Could you return each line of the material that has "valid" in it?

Given entries →
☆ ☆ ☆

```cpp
// ... 70 lines not shown
            gb = mir_b ? rb : gb;
        }
        *reinterpret_cast<u4 *>(buf + row_a * kLdsStride + 16 * ch_a) = ga ^ 0x80808080u;
        if (wave == 0)
            *reinterpret_cast<u4 *>(buf + row_b * kLdsStride + 16 * ch_b) = gb ^ 0x80808080u;
    };

    v16i c_init;
#pragma unroll
    for (int i = 0; i < 16; i++)
        c_init[i] = c_lo;
    asm volatile("" : "+v"(c_init));

    const uint32_t kOob = 0xFFFFFFFFu;
    __amdgpu_buffer_rsrc_t bits_rsrc = __builtin_amdgcn_make_buffer_rsrc(
        HAS_BITS ? (void *)(bits + (size_t)frame * h * w32) : nullptr, 0, h * w32 * 4, 0x00027000);
    __amdgpu_buffer_rsrc_t dst_rsrc = __builtin_amdgcn_make_buffer_rsrc(
        HAS_DST ? (void *)(dst + (size_t)frame * h * w) : nullptr, 0, h * w, 0x00027000);
    const int xbw = xb >> 5;
    const int valid = max(0, min(32, w - x0));
    const uint32_t colmask = valid < 32 ? (1u << valid) - 1u : ~0u;
    const int frag_off = nn * kLdsStride + 32 * wave + 16 * hh;

    u4 ga, gb = {};
    fetch(0, ga, gb);
    stage_write(s_stage[0], ga, gb);
    fetch(1, ga, gb);
    __syncthreads();
    v4i prev_hi = {}, prev_lo = {};
    v16i yh = {}, yl = {};

    for (int t = 0; t <= ntiles + 1; t++) {
        const uint8_t *cur_buf = s_stage[t & 1];
        uint8_t *next_buf = s_stage[(t + 1) & 1];
        const v4i a0 = *reinterpret_cast<const v4i *>(cur_buf + frag_off);
        const v4i a1 = *reinterpret_cast<const v4i *>(cur_buf + frag_off + 32);
        v16i x = {};
        v4i vout = {};
        if (HAS_DST)
#pragma unroll
            for (int j = 0; j < 4; j++)
                vout[j] = (int)s_dst[(t + 1) & 1][tid >> 3][(tid & 7) * 4 + j];
        x = __builtin_amdgcn_mfma_i32_32x32x32_i8(a0, brow[0], x, 0, 0, 0);
        x = __builtin_amdgcn_mfma_i32_32x32x32_i8(a1, brow[1], x, 0, 0, 0);

        {
            uint32_t p = 0;
            int tv[16];
#pragma unroll
            for (int i = 15; i >= 0; i--) {
                tv[i] = (yh[i] << 8) + yl[i];
                if (HAS_BITS)
                    p = __builtin_amdgcn_alignbit(p, (uint32_t)tv[i], 31);
            }
            const int u = t - 2;
#ifndef GMF_NO_DST_LDS
            if (HAS_DST) {
#pragma unroll
                for (int g = 0; g < 4; g++) {
                    if (MASK8) {
                        const uint32_t t01 = __builtin_amdgcn_perm((uint32_t)tv[4 * g + 1], (uint32_t)tv[4 * g], 0x0c0c0703u);
                        const uint32_t t23 = __builtin_amdgcn_perm((uint32_t)tv[4 * g + 3], (uint32_t)tv[4 * g + 2], 0x07030c0cu);
                        s_dst[u & 1][nn][8 * wave + 2 * g + hh] = (t01 | t23) & (0x01010101u * (uint32_t)maxval);
                    } else {
                        const uint32_t d0 = (uint32_t)(k_dst - tv[4 * g]), d1 = (uint32_t)(k_dst - tv[4 * g + 1]);
                        const uint32_t d2 = (uint32_t)(k_dst - tv[4 * g + 2]), d3 = (uint32_t)(k_dst - tv[4 * g + 3]);
                        s_dst[u & 1][nn][8 * wave + 2 * g + hh] =
                            __builtin_amdgcn_perm(d1, d0, 0x0c0c0602u) | __builtin_amdgcn_perm(d3, d2, 0x06020c0cu);
                    }
                }
            }
#endif
            if (HAS_BITS) {
                uint32_t wd = (p & 0xFu) | ((p & 0xF0u) << 4) | ((p & 0xF00u) << 8) | ((p & 0xF000u) << 12);
                wd <<= 4 * hh;
                const auto sw = __builtin_amdgcn_permlane32_swap(wd, wd, false, false);
                if (hh == 0 && u >= 0)
                    s_bits[(u / kFlushTiles) & 1][(u % kFlushTiles) * 32 + nn][wave] =
                        active ? (wd | sw[1]) & colmask : 0u;
            }
        }

        stage_write(next_buf, ga, gb);
        fetch(min(t + 2, ntiles), ga, gb);
        if (HAS_DST) {
            const int us = t - 3, r = tid >> 3, c16 = (tid & 7) * 16, y = 32 * us + r;
#ifdef GMF_NO_DST_STORE
            const bool ok = false;
#else
            const bool ok = us >= 0 && y < h && xb + c16 < w;
#endif
            __builtin_amdgcn_raw_buffer_store_b128(vout, dst_rsrc, ok ? (uint32_t)(y * w + xb + c16) : kOob, 0, GMF_DST_AUX);
        }

        v4i cur_hi, cur_lo;
#pragma unroll
        for (int g = 0; g < 4; g++) {
            const uint32_t t01 = __builtin_amdgcn_perm((uint32_t)x[4 * g + 1], (uint32_t)x[4 * g], 0x05010400u);
            const uint32_t t23 = __builtin_amdgcn_perm((uint32_t)x[4 * g + 3], (uint32_t)x[4 * g + 2], 0x05010400u);
            cur_lo[g] = (int)(__builtin_amdgcn_perm(t23, t01, 0x05040100u) ^ 0x80808080u);
            cur_hi[g] = (int)__builtin_amdgcn_perm(t23, t01, 0x07060302u);
        }

        yh = __builtin_amdgcn_mfma_i32_32x32x32_i8(prev_hi, bcol[0], v16i{}, 0, 0, 0);
        yl = __builtin_amdgcn_mfma_i32_32x32x32_i8(prev_lo, bcol[0], c_init, 0, 0, 0);
        yh = __builtin_amdgcn_mfma_i32_32x32x32_i8(cur_hi, bcol[1], yh, 0, 0, 0);
        yl = __builtin_amdgcn_mfma_i32_32x32x32_i8(cur_lo, bcol[1], yl, 0, 0, 0);
        prev_hi = cur_hi;
        prev_lo = cur_lo;
        lds_barrier();

        const int u = t - 2;
        if (HAS_BITS && u >= 0 && (u % kFlushTiles == kFlushTiles - 1 || u == ntiles - 1)) {
            const int g = u / kFlushTiles, y = g * kFlushRows + tid;
            const bool ok = y < h && tid < (u % kFlushTiles + 1) * 32;
            const v4i v = *reinterpret_cast<const v4i *>(&s_bits[g & 1][tid][0]);
            const uint32_t off = (uint32_t)(y * w32 + xbw) * 4u;
            if (xbw + kWaves <= w32) {
                __builtin_amdgcn_raw_buffer_store_b128(v, bits_rsrc, ok ? off : kOob, 0, 0);
            } else {
#pragma unroll
                for (int k = 0; k < kWaves; k++)
                    __builtin_amdgcn_raw_buffer_store_b32(v[k], bits_rsrc,
                                                          ok && xbw + k < w32 ? off + 4 * k : kOob, 0, 0);
            }
        }
    }
    if (HAS_DST) {
        const int us = ntiles - 1, r = tid >> 3, c16 = (tid & 7) * 16, y = 32 * us + r;
        const bool ok = y < h && xb + c16 < w;
        v4i v;
#pragma unroll
        for (int j = 0; j < 4; j++)
            v[j] = (int)s_dst[us & 1][r][(tid & 7) * 4 + j];
        __builtin_amdgcn_raw_buffer_store_b128(v, dst_rsrc, ok ? (uint32_t)(y * w + xb + c16) : kOob, 0, 0);
    }
}

}

bool gauss_mfma_supported(int w, int h, const TapsQ8 &taps)
{
    if (w < 64 || h < 32 || (w % 16) != 0)
        return false;
    if (taps.ksize < 3 || taps.ksize / 2 > 16)
        return false;
    int sum = 0;
    for (int i = 0; i < taps.ksize; i++) {
        if (taps.t[i] > 127)
            return false;
        sum += taps.t[i];
    }
    return sum <= 256;
}

int launch_gauss_mfma_u8(const uint8_t *src, uint8_t *dst, uint32_t *bits, int thresh, int n,
                         int h, int w, const TapsQ8 &taps, hipStream_t st, int mask8_maxval)
{
    VA_REQUIRE(src && (dst || bits), "mfma gaussian: no output requested");
    VA_REQUIRE(mask8_maxval <= 0 || (dst && !bits && thresh >= 0 && mask8_maxval <= 255),
               "mfma gaussian: the byte-mask form writes dst only and needs a threshold");
    VA_REQUIRE(gauss_mfma_supported(w, h, taps), "mfma gaussian: unsupported kernel size %d",
               taps.ksize);
    VA_REQUIRE(reinterpret_cast<uintptr_t>(src) % 16 == 0 &&
                   (!dst || reinterpret_cast<uintptr_t>(dst) % 4 == 0),
               "mfma gaussian: the frame buffers must be 16-byte aligned");
    if (n == 0)
        return VA_OK;
    MfmaTaps tp = {};
    tp.ksize = taps.ksize;
    for (int i = 0; i < taps.ksize; i++) {
        tp.w[i] = (int8_t)taps.t[i];
        tp.sum += taps.t[i];
    }
    const int nstrips = cdiv(w, 32), w32 = words_per_row(w);
    const int bpf = cdiv(w, kTileCols);
    dim3 grid((unsigned)(8 * cdiv(n, 8) * bpf));
    if (mask8_maxval > 0)
        gauss_mfma_kernel<true, false, true><<<grid, kWaves * 64, 0, st>>>(src, dst, bits, thresh, h, w, w32, nstrips, bpf, n, tp,
                                                                            mask8_maxval);
    else if (dst && bits)
        gauss_mfma_kernel<true, true><<<grid, kWaves * 64, 0, st>>>(src, dst, bits, thresh, h, w, w32, nstrips, bpf, n, tp);
    else if (dst)
        gauss_mfma_kernel<true, false><<<grid, kWaves * 64, 0, st>>>(src, dst, bits, thresh, h, w, w32, nstrips, bpf, n, tp);
    else
        gauss_mfma_kernel<false, true><<<grid, kWaves * 64, 0, st>>>(src, dst, bits, thresh, h, w, w32, nstrips, bpf, n, tp);
    VA_LAUNCH_CHECK("gauss_mfma_kernel");
    return VA_OK;
}

}
```

### video-analysis_amd/csrc/va_point.hip

```cpp
#include <math.h>

#include "va_common.h"

namespace va {

namespace {

constexpr int kBlock = 256;
constexpr int kVec = 8;

__device__ __forceinline__ uint8_t sat_u8_trunc(double d)
{
    const int v = (int)d;
    return (uint8_t)(v > 255 ? 255 : v);
}

template <int V>
__global__ void __launch_bounds__(kBlock)
bg_mean_u8_kernel(const uint8_t *__restrict__ frames, uint8_t *__restrict__ diff,
                  double *__restrict__ mean, long long n_seen, int n, size_t px)
{
    size_t i0 = ((size_t)blockIdx.x * kBlock + threadIdx.x) * V;
    if (i0 >= px)
        return;
    double m[V];
#pragma unroll
    for (int k = 0; k < V; k++)
        m[k] = mean[i0 + k];
    for (int f = 0; f < n; f++) {
        uint8_t p[V];
        if (V == 8) {
            uint2 v = *reinterpret_cast<const uint2 *>(frames + (size_t)f * px + i0);
            memcpy(p, &v, 8);
        } else {
            p[0] = frames[(size_t)f * px + i0];
        }
        const double dn = (double)(n_seen + f), dn1 = (double)(n_seen + f + 1);
        uint8_t o[V];
#pragma unroll
        for (int k = 0; k < V; k++) {
            double fr = (double)p[k];
            o[k] = sat_u8_trunc(fabs(fr - m[k]));
            m[k] = m[k] * dn / dn1 + fr / dn1;
        }
        if (diff) {
            if (V == 8) {
                uint2 v;
                memcpy(&v, o, 8);
                *reinterpret_cast<uint2 *>(diff + (size_t)f * px + i0) = v;
            } else {
                diff[(size_t)f * px + i0] = o[0];
            }
        }
    }
#pragma unroll
    for (int k = 0; k < V; k++)
        mean[i0 + k] = m[k];
}

__device__ __forceinline__ double div_by_uniform(double x, double d, double y)
{
    const double q = x * y;
    const double r = fma(-q, d, x);
    return fma(r, y, q);
}

__global__ void __launch_bounds__(kBlock)
bg_reciprocals_kernel(double *__restrict__ y, long long n_seen, int n)
{
    const int f = blockIdx.x * kBlock + threadIdx.x;
    if (f < n)
        y[f] = 1.0 / (double)(n_seen + f + 1);
}

struct RecipArgs {
    double r[256];
    double lo[256];
    __device__ double operator[](int f) const { return r[f]; }
};
__device__ __forceinline__ double clear_low9(double y)
{
    return __builtin_bit_cast(double, __builtin_bit_cast(unsigned long long, y) & ~0x1FFull);
}

template <int V, typename RECIP, bool BOUNDED, bool SPLIT = false>
__global__ void __launch_bounds__(kBlock)
bg_mean_u8_fast_kernel(const uint8_t *__restrict__ frames, uint8_t *__restrict__ diff,
                       double *__restrict__ mean, const RECIP recip, long long n_seen, int n, size_t px)
{
    size_t i0 = ((size_t)blockIdx.x * kBlock + threadIdx.x) * V;
    if (i0 >= px)
        return;
    double m[V];
#pragma unroll
    for (int k = 0; k < V; k++)
        m[k] = mean[i0 + k];
    typedef unsigned int v2u __attribute__((ext_vector_type(V / 4)));
    constexpr int kAhead = 8;
    const uint8_t *src = frames + i0;
    v2u cur[kAhead], nxt[kAhead];
#pragma unroll
    for (int j = 0; j < kAhead; j++)
        nxt[j] = __builtin_nontemporal_load(
            reinterpret_cast<const v2u *>(src + (size_t)min(j, n - 1) * px));
    for (int f0 = 0; f0 < n; f0 += kAhead) {
#pragma unroll
        for (int j = 0; j < kAhead; j++)
            cur[j] = nxt[j];
        if (f0 + kAhead < n) {
#pragma unroll
            for (int j = 0; j < kAhead; j++)
                nxt[j] = __builtin_nontemporal_load(reinterpret_cast<const v2u *>(
                    src + (size_t)min(f0 + kAhead + j, n - 1) * px));
        }
// ... 5 lines not shown
            uint8_t p[V], o[V];
            memcpy(p, &cur[j], V);
            const double dn = (double)(n_seen + f), dn1 = (double)(n_seen + f + 1);
            const double y = recip[f];
            double yh = 0.0, yl = 0.0;
            if constexpr (SPLIT) {
                yh = clear_low9(y);
                yl = recip.lo[f];
            }
#pragma unroll
            for (int k = 0; k < V; k++) {
                const double fr = (double)p[k];
                o[k] = BOUNDED ? (uint8_t)(int)fabs(fr - m[k]) : sat_u8_trunc(fabs(fr - m[k]));
                double q2;
                if constexpr (SPLIT)
                    q2 = fma(fr, yl, fr * yh);
                else
                    q2 = div_by_uniform(fr, dn1, y);
                m[k] = div_by_uniform(m[k] * dn, dn1, y) + q2;
            }
            if (diff) {
                v2u v;
                memcpy(&v, o, V);
                __builtin_nontemporal_store(v, reinterpret_cast<v2u *>(diff + (size_t)f * px + i0));
            }
        }
    }
#pragma unroll
    for (int k = 0; k < V; k++)
        mean[i0 + k] = m[k];
}

template <int V>
__global__ void __launch_bounds__(kBlock)
bg_static_u8_kernel(const uint8_t *__restrict__ frames, uint8_t *__restrict__ diff,
                    const double *__restrict__ bg, int n, size_t px)
{
    size_t i0 = ((size_t)blockIdx.x * kBlock + threadIdx.x) * V;
    if (i0 >= px)
        return;
    double m[V];
#pragma unroll
    for (int k = 0; k < V; k++)
        m[k] = bg[i0 + k];
    for (int f = 0; f < n; f++) {
        uint8_t p[V], o[V];
        if (V == 8) {
            uint2 v = *reinterpret_cast<const uint2 *>(frames + (size_t)f * px + i0);
            memcpy(p, &v, 8);
        } else {
            p[0] = frames[(size_t)f * px + i0];
        }
#pragma unroll
        for (int k = 0; k < V; k++)
            o[k] = sat_u8_trunc(fabs((double)p[k] - m[k]));
        if (V == 8) {
            uint2 v;
            memcpy(&v, o, 8);
            *reinterpret_cast<uint2 *>(diff + (size_t)f * px + i0) = v;
        } else {
            diff[(size_t)f * px + i0] = o[0];
        }
    }
}

template <int V>
__global__ void __launch_bounds__(kBlock)
bg_ema_u8_kernel(const uint8_t *__restrict__ frames, uint8_t *__restrict__ diff,
                 float *__restrict__ bg, long long n_seen, float rate, int n, size_t px)
{
    size_t i0 = ((size_t)blockIdx.x * kBlock + threadIdx.x) * V;
    if (i0 >= px)
        return;
    float m[V];
#pragma unroll
    for (int k = 0; k < V; k++)
        m[k] = bg[i0 + k];
    for (int f = 0; f < n; f++) {
        uint8_t p[V], o[V];
        if (V == 8) {
            uint2 v = *reinterpret_cast<const uint2 *>(frames + (size_t)f * px + i0);
            memcpy(p, &v, 8);
        } else {
            p[0] = frames[(size_t)f * px + i0];
        }
        const bool first = (n_seen + f) == 0;
#pragma unroll
        for (int k = 0; k < V; k++) {
            float fr = (float)p[k];
            if (first)
                m[k] = fr;
            float d = fr - m[k];
            float a = truncf(fabsf(d));
            o[k] = (uint8_t)(int)(a > 255.0f ? 255.0f : a);
            float step = rate * d;
            m[k] = m[k] + step;
        }
        if (diff) {
            if (V == 8) {
                uint2 v;
                memcpy(&v, o, 8);
                *reinterpret_cast<uint2 *>(diff + (size_t)f * px + i0) = v;
            } else {
                diff[(size_t)f * px + i0] = o[0];
            }
        }
    }
#pragma unroll
    for (int k = 0; k < V; k++)
        bg[i0 + k] = m[k];
}

template <int V>
__global__ void __launch_bounds__(kBlock)
bg_ema_f32_kernel(const float *__restrict__ frames, float *__restrict__ diff,
                  float *__restrict__ bg, long long n_seen, float rate, int n, size_t px)
{
    size_t i0 = ((size_t)blockIdx.x * kBlock + threadIdx.x) * V;
    if (i0 >= px)
        return;
    float m[V];
#pragma unroll
    for (int k = 0; k < V; k++)
        m[k] = bg[i0 + k];
    for (int f = 0; f < n; f++) {
        float p[V], o[V];
        if (V == 4) {
// ... 158 lines not shown
}

__global__ void __launch_bounds__(kBlock)
normalize_u8_kernel(const uint8_t *__restrict__ src, uint8_t *__restrict__ dst, size_t count,
                    double fmin, double fmax, double alpha, double tmin)
{
    size_t i = (size_t)blockIdx.x * kBlock + threadIdx.x;
    if (i >= count)
        return;
    double f = (double)src[i];
    f = f < fmin ? fmin : (f > fmax ? fmax : f);
    double v = (f - fmin) * alpha + tmin;
    int iv = (int)v;
    dst[i] = (uint8_t)iv;
}

inline bool aligned(const void *p, size_t a) { return (reinterpret_cast<uintptr_t>(p) % a) == 0; }

}

size_t bg_scratch_bytes(int n) { return sizeof(double) * (size_t)(n > 0 ? n : 1); }
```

☆ ☆ ☆

Answer for the task →
    const int valid = max(0, min(32, w - x0));
    const uint32_t colmask = valid < 32 ? (1u << valid) - 1u : ~0u;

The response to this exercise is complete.